# A Newbies first effort



## tmuir (May 31, 2008)

A while ago I bought an old Australian made Renown toy steam engine to pinch parts off it to fix another engine but after pinching the bits I wanted I decided to keep the engine to restore once I got my lathe.
At some point in the past someone must of tried to run the engine with petrol instead of meths which resulted in the engine getting scorched all over, a lot of the engine also desoldered with a number of parts falling off and then obviously got lost.

I figured this was a good project to start on for my lathe as I had to produce a number of parts but as it wasn't a complete built it wouldn't take too long.

I needed to make all new bushes for the boiler, a new safety valve, overflow plug, filling plug, crank and a new cylinder and piston. I did my best to make them all look like the original parts.

Here is the first batch of parts I made.





The faceplate for the cylinder is an original part as I got that with the engine.

Here is the safety valve complete before I fitted the spring.

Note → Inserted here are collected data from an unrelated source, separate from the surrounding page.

+  __shared__ uint32_t g_tid[YS_NS], g_st[YS_NS], g_en[YS_NS], g_xw[YS_NS];
+  auto slot = [](uint32_t g) { return g + (g >> 6); };
   __shared__ uint32_t stage[YS_CAP];
   const YsCells P{reinterpret_cast<uint32_t(*)[YS_NL]>(stage), reinterpret_cast<uint32_t(*)[YS_NL]>(stage + YS_NC),
                   reinterpret_cast<int32_t(*)[YS_NL]>(stage + 2 * YS_NC)};
   uint32_t(*pa)[YS_NL] = reinterpret_cast<uint32_t(*)[YS_NL]>(stage + 3 * YS_NC);
   const uint32_t t = threadIdx.x, c = t % YS_NL, x0 = t / YS_NL, x1 = x0 + YS_NT / YS_NL;
   const uint64_t* col = gwb + (size_t)blockIdx.x * YS_NC;
-  const uint64_t m0 = col[t], m1 = col[YS_NT + t];
+  uint64_t m0 = col[t], m1 = col[YS_NT + t];
   if (t < YS_NL) lbase[t] = (uint32_t)totals[t];
   const uint32_t o = blockIdx.x * YS_NT + t;
-  if (o < ng) grec[t] = Q.pk[o];
+  const uint32_t tid1 = ys_one_tid(Q.pk, ng, general);
+  const uint32_t rx = t % (YS_NT / 64), rl0 = t / (YS_NT / 64), rl1 = rl0 + YS_NL / 2;
+  constexpr uint32_t YS_RS = YS_NT / 64 + 1;
+  uint64_t* tw = reinterpret_cast<uint64_t*>(stage);
+  static_assert(2 * YS_NL * YS_RS <= YS_CAP, "the columns fit the staging array");
+  if (o < ng) {
+    const uint4 g = Q.pk[o];
+    g_tid[slot(t)] = g.x;
+    g_st[slot(t)] = g.y;
+    g_en[slot(t)] = g.z;
+    g_xw[slot(t)] = g.w;
+  }
+  if (tid1) {
+    tw[c * YS_RS + x0] = m0;
+    tw[c * YS_RS + x1] = m1;
+  }
   __syncthreads();
+  int32_t b0 = INT32_MIN, b1 = INT32_MIN;
+  uint32_t q0 = 0, q1 = 0;
+  if (tid1) {
+    m0 = tw[rl0 * YS_RS + rx];
+    m1 = tw[rl1 * YS_RS + rx];
+    auto fold1 = [&](uint64_t m) {
+      if (!m) return INT32_MIN;
+      int32_t v = INT32_MIN;
+      for (; m; m &= m - 1) v = max(v, (int32_t)g_en[rx * 65u + (uint32_t)__builtin_ctzll(m)]);
+      return v + 1;
+    };
+    int32_t v0 = fold1(m0), v1 = fold1(m1);
+    uint32_t n0 = (uint32_t)__builtin_popcountll(m0), n1 = (uint32_t)__builtin_popcountll(m1);
+#define YS_SCAN_STEP(N)                                 \
+  v0 = max(v0, YS_ROW_SHR(v0, N, INT32_MIN));           \
+  v1 = max(v1, YS_ROW_SHR(v1, N, INT32_MIN));           \
+  n0 += (uint32_t)YS_ROW_SHR(n0, N, 0);                 \
+  n1 += (uint32_t)YS_ROW_SHR(n1, N, 0);
+    YS_SCAN_STEP(1) YS_SCAN_STEP(2) YS_SCAN_STEP(4) YS_SCAN_STEP(8)
+#undef YS_SCAN_STEP
+    if (rx == YS_NT / 64 - 1u) {
+      lsum[rl0] = n0;
+      lsum[rl1] = n1;
+    }
+    const uint4 a0 = agg[(size_t)rl0 * ntiles + blockIdx.x], a1 = agg[(size_t)rl1 * ntiles + blockIdx.x];
+    b0 = max(a0.y == tid1 ? (int32_t)a0.z : INT32_MIN, YS_ROW_SHR(v0, 1, INT32_MIN));
+    b1 = max(a1.y == tid1 ? (int32_t)a1.z : INT32_MIN, YS_ROW_SHR(v1, 1, INT32_MIN));
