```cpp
void launch_k5b_emit_direct_peers(
    const int32_t* disc, const int32_t* owner, const int32_t* origin,
    const int64_t* payload_off, const int32_t* payload_len, int32_t M, int32_t n_users,
    int32_t n_peers, int64_t ring_bytes, int32_t capacity, uint64_t* ring_wpos,
    int32_t* n_pairs, PairRec* pairs, uint32_t* drops, hipStream_t s) {
    if (M <= 0) return;
    int threads = 256, blocks = (M + threads - 1) / threads;
    hipLaunchKernelGGL(k5b_emit_direct_peers, dim3(blocks), dim3(threads), 0, s, disc, owner,
                       origin, payload_off, payload_len, M, n_users, n_peers, ring_bytes,
                       capacity, ring_wpos, n_pairs, pairs, drops);
}

void launch_k6_direct_apply(uint64_t* table_keys, int32_t* table_vals, int64_t table_size,
                            const uint64_t* up_keys, const int32_t* up_owners, int32_t n_up,
                            const uint64_t* del_keys, int32_t n_del, uint32_t* n_failed,
                            hipStream_t s) {
    const int total = n_up + n_del;
    if (total <= 0) return;
    int threads = 256, blocks = (total + threads - 1) / threads;
    hipLaunchKernelGGL(k6_direct_apply, dim3(blocks), dim3(threads), 0, s, table_keys,
                       table_vals, table_size, up_keys, up_owners, n_up, del_keys, n_del,
                       n_failed);
}

}
```

### pushcdn_amd/broker/gpu_engine.py

```python

from __future__ import annotations

import os

from dataclasses import dataclass
from typing import Dict, List, Optional, Tuple

import torch

from ..utils.keyhash import fnv1a64
from ..utils.log import get_logger

log = get_logger("gpu-engine")

RING_ALIGN = 16
REF_FLAG = 0x80000000


def ring_rec(length: int) -> int:
    return (length + 16 + (RING_ALIGN - 1)) & ~(RING_ALIGN - 1)


@dataclass
class TickStats:
    n_messages: int = 0
    n_broadcast: int = 0
    n_direct: int = 0
    n_deliveries: int = 0
    n_drops: int = 0


class GpuBrokerEngine:
    def __init__(
        self,
        device: str = "cuda:0",
        n_users: int = 10_000,
        ring_bytes: int = 1 << 21,
        direct_table_size: int = 1 << 16,
        use_gpu_ops: Optional[bool] = None,
        fanout_wire: bool = False,
        pair_capacity: int = 4 << 20,
        nt_fanout: bool = True,
        direct_enabled: bool = True,
        hash_seed: int = 0,
        n_peer_slots: int = 0,
        ref_threshold: Optional[int] = None,
    ) -> None:
        assert n_peer_slots >= 0
        self.n_peer_slots = n_peer_slots
        self.n_recipients = n_users + n_peer_slots
        self.pair_capacity = pair_capacity
        self._flat_max_rec = int(os.environ.get("PUSHCDN_FLAT_MAX_REC", "4096"))
        flat_units = self._flat_max_rec // 16 + 1
        assert 1 <= flat_units <= (1 << 21), "PUSHCDN_FLAT_MAX_REC too large"
        assert pair_capacity * flat_units < (1 << 31), (
            f"pair_capacity {pair_capacity} x {flat_units} flat units/record "
            "must stay below 2^31")
        self.nt_fanout = nt_fanout
        self.direct_enabled = direct_enabled
        self.hash_seed = hash_seed & ((1 << 64) - 1)
        self.fanout_wire = fanout_wire
        self.device = torch.device(device)
        self.is_cuda = self.device.type == "cuda"
        if use_gpu_ops is None:
            use_gpu_ops = self.is_cuda
        self.use_gpu_ops = use_gpu_ops
        if self.use_gpu_ops:
            from ..ops import get_gpu_ops

            self._ops = get_gpu_ops()
        else:
            self._ops = None

        assert ring_bytes % 16 == 0
        self.n_users = n_users
        self.ring_bytes = ring_bytes
        R = self.n_recipients
        self.W = (R + 63) // 64

        dev = self.device
        self.sub_bitmap = torch.zeros((256, self.W), dtype=torch.int64, device=dev)
        self.egress = torch.zeros(R * ring_bytes, dtype=torch.uint8, device=dev)
        self.ring_wpos = torch.zeros(R, dtype=torch.int64, device=dev)
        self.direct_keys = torch.zeros(direct_table_size, dtype=torch.int64, device=dev)
        self.direct_vals = torch.zeros(direct_table_size, dtype=torch.int32, device=dev)
        self._direct_entries: Dict[int, int] = {}
        self._direct_pubkeys: Dict[int, bytes] = {}
        self._direct_tombstones: set = set()
        self._direct_failed = torch.zeros(1, dtype=torch.int32, device=dev)
        if ref_threshold is not None:
            assert fanout_wire, "ref_threshold requires fanout_wire=True"
            assert 1 <= ref_threshold < REF_FLAG
            assert ring_rec(ref_threshold - 1) <= ring_bytes, (
                f"ref_threshold {ref_threshold}: an inline message just below it "
                f"does not fit a {ring_bytes}-byte ring")
        self.ref_threshold = ref_threshold
        self._ref_batches: List[bytes] = []
        self._ref_base = 0
        self.seq = 0
        self.total = TickStats()
        self._staging_dev: Optional[torch.Tensor] = None
        self._staging_host: Optional[torch.Tensor] = None
        if self.use_gpu_ops:
            o32 = dict(dtype=torch.int32, device=dev)
            self._pairs = torch.empty((pair_capacity, 4), **o32)
            self._drops = torch.zeros(1, **o32)
            self._n_pairs = torch.zeros(1, **o32)
            self._seq_dev = torch.zeros(1, **o32)
            self._graphs: Dict[Tuple[int, int, int], object] = {}


    def subscribe(self, user_idx: int, topics: List[int]) -> None:
        w, bit = user_idx >> 6, 1 << (user_idx & 63)
        bit = bit - (1 << 64) if bit >= (1 << 63) else bit
        for t in topics:
            self.sub_bitmap[t & 0xFF, w] |= bit

    def unsubscribe(self, user_idx: int, topics: List[int]) -> None:
        w, bit = user_idx >> 6, 1 << (user_idx & 63)
        bit = bit - (1 << 64) if bit >= (1 << 63) else bit
        for t in topics:
            self.sub_bitmap[t & 0xFF, w] &= ~bit

    def subscribe_all(self, topics: List[int]) -> None:
        if self.n_peer_slots:
            full = self._user_bit_words().to(self.device)
            for t in topics:
                self.sub_bitmap[t & 0xFF] |= full
            return
        full = torch.full((self.W,), -1, dtype=torch.int64)
        tail = self.n_users & 63
        if tail:
            full[-1] = (1 << tail) - 1
        for t in topics:
            self.sub_bitmap[t & 0xFF] = full.to(self.device)

    def _user_bit_words(self) -> torch.Tensor:
        words = torch.zeros(self.W, dtype=torch.int64)
        nfull = self.n_users >> 6
        words[:nfull] = -1
        tail = self.n_users & 63
# ... 201 lines not shown
        self._ref_base = 0

    def _k2b_block_scratch(self, M: int):
        NB = (M + 31) // 32
        W64 = self.W * 64
        cur = getattr(self, "_k2b_scratch", None)
        if cur is not None and cur[0] >= NB:
            return cur[1]
        o32 = dict(dtype=torch.int32, device=self.device)
        bufs = (
            torch.empty(NB * W64, **o32),
            torch.empty(NB * W64, **o32),
            torch.empty(W64, **o32),
            torch.empty(W64, **o32),
            torch.empty(W64, dtype=torch.int64, device=self.device),
        )
        self._k2b_scratch = (NB, bufs)
        return bufs

    def _assign_emit(self, ops, mask_t, payload_len, rec: int, M: int) -> None:
        if rec and self.use_gpu_ops:
            bcount, pprefix, ubase, ufit, udst = self._k2b_block_scratch(M)
            ops.assign_emit_blocks_t(
                mask_t, self.ring_wpos, self.ring_bytes, self.n_recipients,
                bcount, pprefix, ubase, ufit, udst,
                self._pairs, self._drops, self._n_pairs, rec,
            )
        else:
            ops.assign_emit_fused_t(
                mask_t, payload_len, self.ring_wpos, self.ring_bytes, self.n_recipients,
                self._pairs, self._drops, self._n_pairs, rec,
            )

    def _tick_gpu(self, buf: torch.Tensor, offsets: torch.Tensor,
                  uniform_wire_len: Optional[int] = None, origin=None,
                  ref_base: int = 0) -> TickStats:
        ops = self._ops
        M = offsets.shape[0] - 1
        disc, payload_off, payload_len, topics_off, topics_cnt, recip_hash, _ts = ops.parse_batch(
            buf, offsets, self.hash_seed
        )
        peer_plane = self.n_peer_slots > 0 or origin is not None
        if peer_plane:
            origin = self._origin_tensor(origin, M)
            mask_t = ops.topic_mask_origin_t(self.sub_bitmap, buf, topics_off, topics_cnt,
                                             disc, origin, self.n_users)
        else:
            mask_t = ops.topic_mask_t(self.sub_bitmap, buf, topics_off, topics_cnt, disc)
        if self.fanout_wire:
            payload_off = offsets[:-1].contiguous()
            payload_len = (offsets[1:] - offsets[:-1]).to(torch.int32).contiguous()
        self._n_pairs.zero_()
        uniform = self.fanout_wire and uniform_wire_len is not None
        thr = self.ref_threshold
        ring_len = payload_len
        if thr is not None:
            if uniform and uniform_wire_len >= thr:
                uniform = False
            if not uniform:
                ring_len = torch.where(payload_len >= thr, 0, payload_len).to(torch.int32)
        rec = ring_rec(uniform_wire_len) if uniform else 0
        self._assign_emit(ops, mask_t, ring_len, rec, M)
        if self.direct_enabled:
            owner = ops.direct_lookup(self.direct_keys, self.direct_vals, recip_hash)
            if peer_plane:
                ops.emit_direct_peers(disc, owner, origin, payload_off, ring_len,
                                      self.ring_bytes, self.n_users, self.n_peer_slots,
                                      self.ring_wpos, self._n_pairs, self._pairs,
                                      self._drops)
            else:
                ops.emit_direct(disc, owner, payload_off, ring_len, self.ring_bytes,
# ... 76 lines not shown
                torch.tensor(offsets[1:], dtype=torch.int64)
                - torch.tensor(offsets[:-1], dtype=torch.int64)
            ).to(torch.int32)
        thr = self.ref_threshold
        ring_len = pr.payload_len if thr is None else ref.ring_lengths(pr.payload_len, thr)

        def fan(p_user, p_msg, p_dst):
            if thr is None:
                ref.fanout(batch, pr.payload_off, pr.payload_len, p_user, p_msg, p_dst,
                           seq, arr)
            else:
                ref.fanout_ref(batch, pr.payload_off, pr.payload_len, p_user, p_msg, p_dst,
                               seq, arr, thr, ref_base)

        pair_user, pair_msg, pair_dst, drops = ref.assign_emit(
            mask, ring_len, self.ring_wpos, self.ring_bytes, self.n_recipients
        )
        seq = torch.arange(self.seq, self.seq + M, dtype=torch.int32)
        self.seq += M
        arr = bytearray(self.egress.numpy().tobytes())
        fan(pair_user, pair_msg, pair_dst)
        owner = ref.direct_lookup(self.direct_keys, self.direct_vals, pr.recip_hash)
        d_user, d_msg, d_dst, d_drops = ref.emit_direct_peers(
            pr.disc, owner, origin, ring_len, self.ring_wpos, self.ring_bytes,
            self.n_users, self.n_peer_slots)
        fan(d_user, d_msg, d_dst)
        self.egress.copy_(torch.frombuffer(arr, dtype=torch.uint8))
        return TickStats(n_messages=M, n_deliveries=int(pair_user.shape[0]),
                         n_drops=drops + d_drops)


    def drain_cursors(self) -> torch.Tensor:
        self._discard_ref_batches()
        wpos = self.ring_wpos.detach().clone().to("cpu")
        self.ring_wpos.zero_()
        return wpos

    def drain_compact(self) -> Tuple[torch.Tensor, torch.Tensor, torch.Tensor]:
        self._discard_ref_batches()
        return self._drain_compact()

    def drain_compact_ref(self):
        batches = self._ref_batches
        self._discard_ref_batches()
        if len(batches) == 1:
            refbuf = batches[0]
        else:
            refbuf = b"".join(bytes(b) for b in batches)
        return (*self._drain_compact(), refbuf)

    def _drain_compact(self) -> Tuple[torch.Tensor, torch.Tensor, torch.Tensor]:
        if not self.use_gpu_ops:
            wpos = self.ring_wpos.detach().clone()
            self.ring_wpos.zero_()
            offsets = torch.zeros(self.n_recipients + 1, dtype=torch.int64)
            torch.cumsum(wpos, 0, out=offsets[1:])
            total = int(offsets[-1])
            staging = torch.empty(total, dtype=torch.uint8)
            for u in range(self.n_recipients):
                n = int(wpos[u])
                if n:
                    s = u * self.ring_bytes
                    staging[int(offsets[u]):int(offsets[u + 1])] = self.egress[s:s + n]
            return wpos, offsets, staging
        wpos_dev = self.ring_wpos
        wpos = wpos_dev.detach().to("cpu")
# ... 65 lines not shown
```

The completed cylinder and piston.





and finally a video of it all running.
I know this is all pretty simple stuff compared to what a lot of you can do but we all have to start somewhere and now I have the confidence to try something a bit harder next time.
I would like to thank everyone here that has taken the time to answer my questions to help me get this far.


----------



## Cedge (May 31, 2008)

Tony...
Advance to the experienced area and await further instructions....LOL. That isn't newbie work.

Steve


----------



## tmuir (May 31, 2008)

Thanks Steve.
Until I started making these parts I hadn't touched a lathe since I was 16 when as part of my apprenticeship in Telecommunications I did a two week metal fabrication course, so it was a steep learning curve to get going again. I made a few mistakes (But managed to hide most of them) but learnt a lot and I'm sure the next one I make will be better and made in less time.
All part of the fun.


----------



## malcolmt (May 31, 2008)

;D ;D ;D
Very well done indeed
keep up that good work,
Kind regards
Malcolm


----------



## Divided He ad (May 31, 2008)

I had a go at restoring a little damaged static engine I picked up on Eblah a few years ago.....

It looks nowhere near as good as yours, Maybe with my better skills now I should re-engineer it again... a one night project me thinks? (probably a week!! ;D )

Nice runner Tony  


Ralph.


----------